Structural Association of the Golgi apparatus and Mictotubules
Недавно с помощью замораживания под высоким давлением, freeze-substitution и электронной томографии изучали трехмерную структуру АГ и огружающих органелл. Это позволило авт. смоделировать индивидуальные МТ и проанализировать из in situ взаимоотношения с органеллами в Гольджи области. Организация МТ в этой области была сходной с таковой в интерфазных эпителиальных клеткиах, МТ, по-видимому, не росли из центросом. Взаимодействия между Гольджи стеками (stacks) и МТ обнаруживались преимущественно на цис стороне (Рис. 1а). Пути индивидуальных МТ, по-видимому, в точности следовали мембранам первой цистерны (на рассотоянии примерно 30 нм) и случайно контактировали с ней. Кроме того МТ проходили через Гольджи стеки посредством отверстий в цистернах во многих местах (Рис. 1b). Медиальная и транс цистерны не обнаруживали ассоциации с МТ. Это указывает на специфическую роль МТ на цис стороне АГ, где образуются новые цистерны. Созревание цис и транс цистерн д. , следовательно, сопровождаться релокализацией активностей, связывающих МТ, ассоциированных с цис-Гольджи мембранами, или за счет рециклинга мембран или за счет ассоцииации/диссоциации из цитоплазматического пула.
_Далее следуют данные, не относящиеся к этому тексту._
template <bool PK>
__global__ __launch_bounds__(CG_NT, 2) void combine_out_proj_addnorm_kernel(CgParams p) {
  extern __shared__ __attribute__((aligned(16))) char smem[];
  typedef PairVec<bf16_t, 3> P;
  const int tid = threadIdx.x, lane = tid & 63;
  const int wv = __builtin_amdgcn_readfirstlane(tid >> 6);
  const Geo g = p.geo;
  const int tiles = (g.rows + 3) / 4;
  const int bimg = blockIdx.x / tiles, i0 = (blockIdx.x - bimg * tiles) * 4;
  const int mimg = bimg * g.L;
  auto tok_of = [&](int rl) {
    const int w = rl >> 4, j = rl & 15;
    return (i0 + w < g.rows && j < g.cols) ? mimg + (i0 + w) * g.s_i + j * g.s_j : -1;
  };

  const int lr = lane % 16, gr = lane / 16;
  const int fn = lane & 15, fk = lane >> 4;
  const bf16_t* wrow[3];
  cg_bf16x8 fb[CG_PD][3];
  const char* wpk = reinterpret_cast<const char*>(p.W) + wv * (CG_KS * 3 * 1024);
  const uint32_t wpk_lane = (uint32_t)lane * 16;
  auto wfrag = [&](int nb, int ks) {
    if constexpr (PK) return *reinterpret_cast<const cg_bf16x8*>(wpk + (ks * 3 + nb) * 1024 + wpk_lane);
    else return *reinterpret_cast<const cg_bf16x8*>(wrow[nb] + ks * 32);
  };
  float4 ne_r[2][2][3], ne_w[3];
  float ne_sc[2][2];
  {
#pragma clang fp reassociate(off) contract(off)
    const int lc = lane * 6, voff = lc * 2;
    const int tok_x = 2 * CG_K * 2, tok_s = CG_K * 2;
    const bool has_ln = p.lnw != nullptr;
    const float inv_d = 1.f / (float)p.d_in;
    const size_t ydir = (size_t)p.B * g.rows * CG_K;
    const __amdgpu_buffer_rsrc_t bz = fv_make_buf((const bf16_t*)p.xz + CG_K, (size_t)p.M * tok_x - tok_s);
    const __amdgpu_buffer_rsrc_t bs = fv_make_buf(p.skip, (size_t)p.M * tok_s);
    const __amdgpu_buffer_rsrc_t bg = fv_make_buf(p.g, (size_t)p.M * tok_s);
    const __amdgpu_buffer_rsrc_t bmean = fv_make_buf(has_ln ? (const void*)p.mean : p.g, has_ln ? (size_t)p.M * 4 : 0);
    const __amdgpu_buffer_rsrc_t brstd = fv_make_buf(has_ln ? (const void*)p.rstd_ln : p.g, has_ln ? (size_t)p.M * 4 : 0);
    const int irow = i0 + wv;
    const bool wlive = irow < g.rows;
    const int irc = wlive ? irow : g.rows - 1;
    const int mbase = mimg + irc * g.s_i;
    char* arow = smem + (wv * 16) * CG_RSA + lane * 12;
    constexpr int TT = 2;
    const int npair = (g.cols + TT - 1) / TT;
    f2 ysum[3], ysf[3], ysb[3];
    {
      const float* yr = p.yc + ((size_t)bimg * g.rows + irc) * CG_K + lc;
#pragma unroll
      for (int q = 0; q < 3; ++q) {
        ysf[q] = *reinterpret_cast<const f2*>(yr + 2 * q);
        ysb[q] = *reinterpret_cast<const f2*>(yr + ydir + 2 * q);
      }
    }
    struct Pre { P sk[TT], z[TT]; };
    Pre pa, pb;
    auto fetch = [&](Pre& r, int j0) {
#pragma unroll
      for (int t = 0; t < TT; ++t) {
        const int m = mbase + min(j0 + t, g.cols - 1) * g.s_j;
        r.sk[t].load(bs, voff, m * tok_s);
        r.z[t].load(bz, voff, m * tok_x);
      }
    };
    fetch(pa, 0);
    fetch(pb, TT);
    __builtin_amdgcn_sched_barrier(0);
    f2 lw[3], lb[3];
    {
      const float* lwp = has_ln ? p.lnw : p.yc;
      const float* lbp = has_ln ? p.lnb : p.yc;
#pragma unroll
      for (int q = 0; q < 3; ++q) {
        lw[q] = *reinterpret_cast<const f2*>(lwp + lc + 2 * q);
        lb[q] = *reinterpret_cast<const f2*>(lbp + lc + 2 * q);
      }
    }
    __builtin_amdgcn_sched_barrier(0);
#pragma unroll
    for (int nb = 0; nb < 3; ++nb) wrow[nb] = PK ? nullptr : p.W + (long)(wv * 48 + nb * 16 + fn) * p.ldw + fk * 8;
#pragma unroll
    for (int s = 0; s < CG_PD; s += 2)
#pragma unroll
      for (int nb = 0; nb < 3; ++nb)
#pragma unroll
        for (int h = 0; h < 2; ++h) fb[s + h][nb] = wfrag(nb, s + h);
    __builtin_amdgcn_sched_barrier(0);
#pragma unroll
    for (int q = 0; q < 3; ++q) ysum[q] = ysf[q] + ysb[q];
    auto process = [&](Pre& r, int j0) {
      f2 o[TT][3], z[TT][3];
      float s1[TT], mean[TT], rstd[TT];
#pragma unroll
// ... 184 lines not shown
      for (int k = 0; k < 3; ++k) {
        const int c = (k * LPR + lr) * 4;
        float o[4];
#pragma unroll
        for (int e = 0; e < 4; ++e) {
          float t = v[u][k][e] * rstd;
          asm volatile("" : "+v"(t));
          o[e] = t * w[k][e];
        }
        uint2 pk = {pack_bf16x2(o[0], o[1]), pack_bf16x2(o[2], o[3])};
        if (live) *reinterpret_cast<uint2*>(p.y + base + c) = pk;
      }
    }
  }
}

}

В соответствии с этими находками как моторные, так и не-моторные МТ-связывающие белки накапливались преимущественно на цис стороне АГ. GMAP-210, белок периферических мембран, который ведет себя подобно Гольджи матричным белкам в ответ на действие brefeldin A (BFA), агента, разрушающего АГ. Он обеспечивает взаимодействия между Гольджи мембранами и и стабильными МТ и соединяется с МТ посредством своего С=терминального домена, обнаруживающего предпочтение к минус концам МТ. Его избыточная экспрессия вызывает потерю МТ звездочек и образование плотной сети из коротких МТ, которые ко-локализуются с АГ, указывая тем самым на закрепляющую и стабилизирующую МТ активность данного белка. В условиях избыточной экспрессии GMAP-210 мембранный транспорт из АГ блокируется и нарушается серьезно морфология и размеры АГ. Следовательно, этот белок участвет в биогенезе АГ вокруг центросом.
Hook белки являются МТ-связывающими белками, которые как полагают, соединяют мембранные органеллы Гольджи с МТ. Hook3, как полагают, играет играет роль в локализации АГ рядом с центросомами. Hook3 обнаруживает зависимую от клеточного цикла локализацию, а во время интерфазы он в основном обнаруживается в juxtanuclear положении вблизи центросом. Эта локализация зависит от МТ и в основном не чувствительна к BFA. Dj время профазы Hook3 накапливается на митотических полюсах. Фракция Hook3 ассоциирует с цис-Гольджи мембранами и перераспределяется по периферическим сайтам после воздействия BFA. Кроме того, избыточная экспрессия Hook3 индуцирует фрагментацию и дисперсию АГ.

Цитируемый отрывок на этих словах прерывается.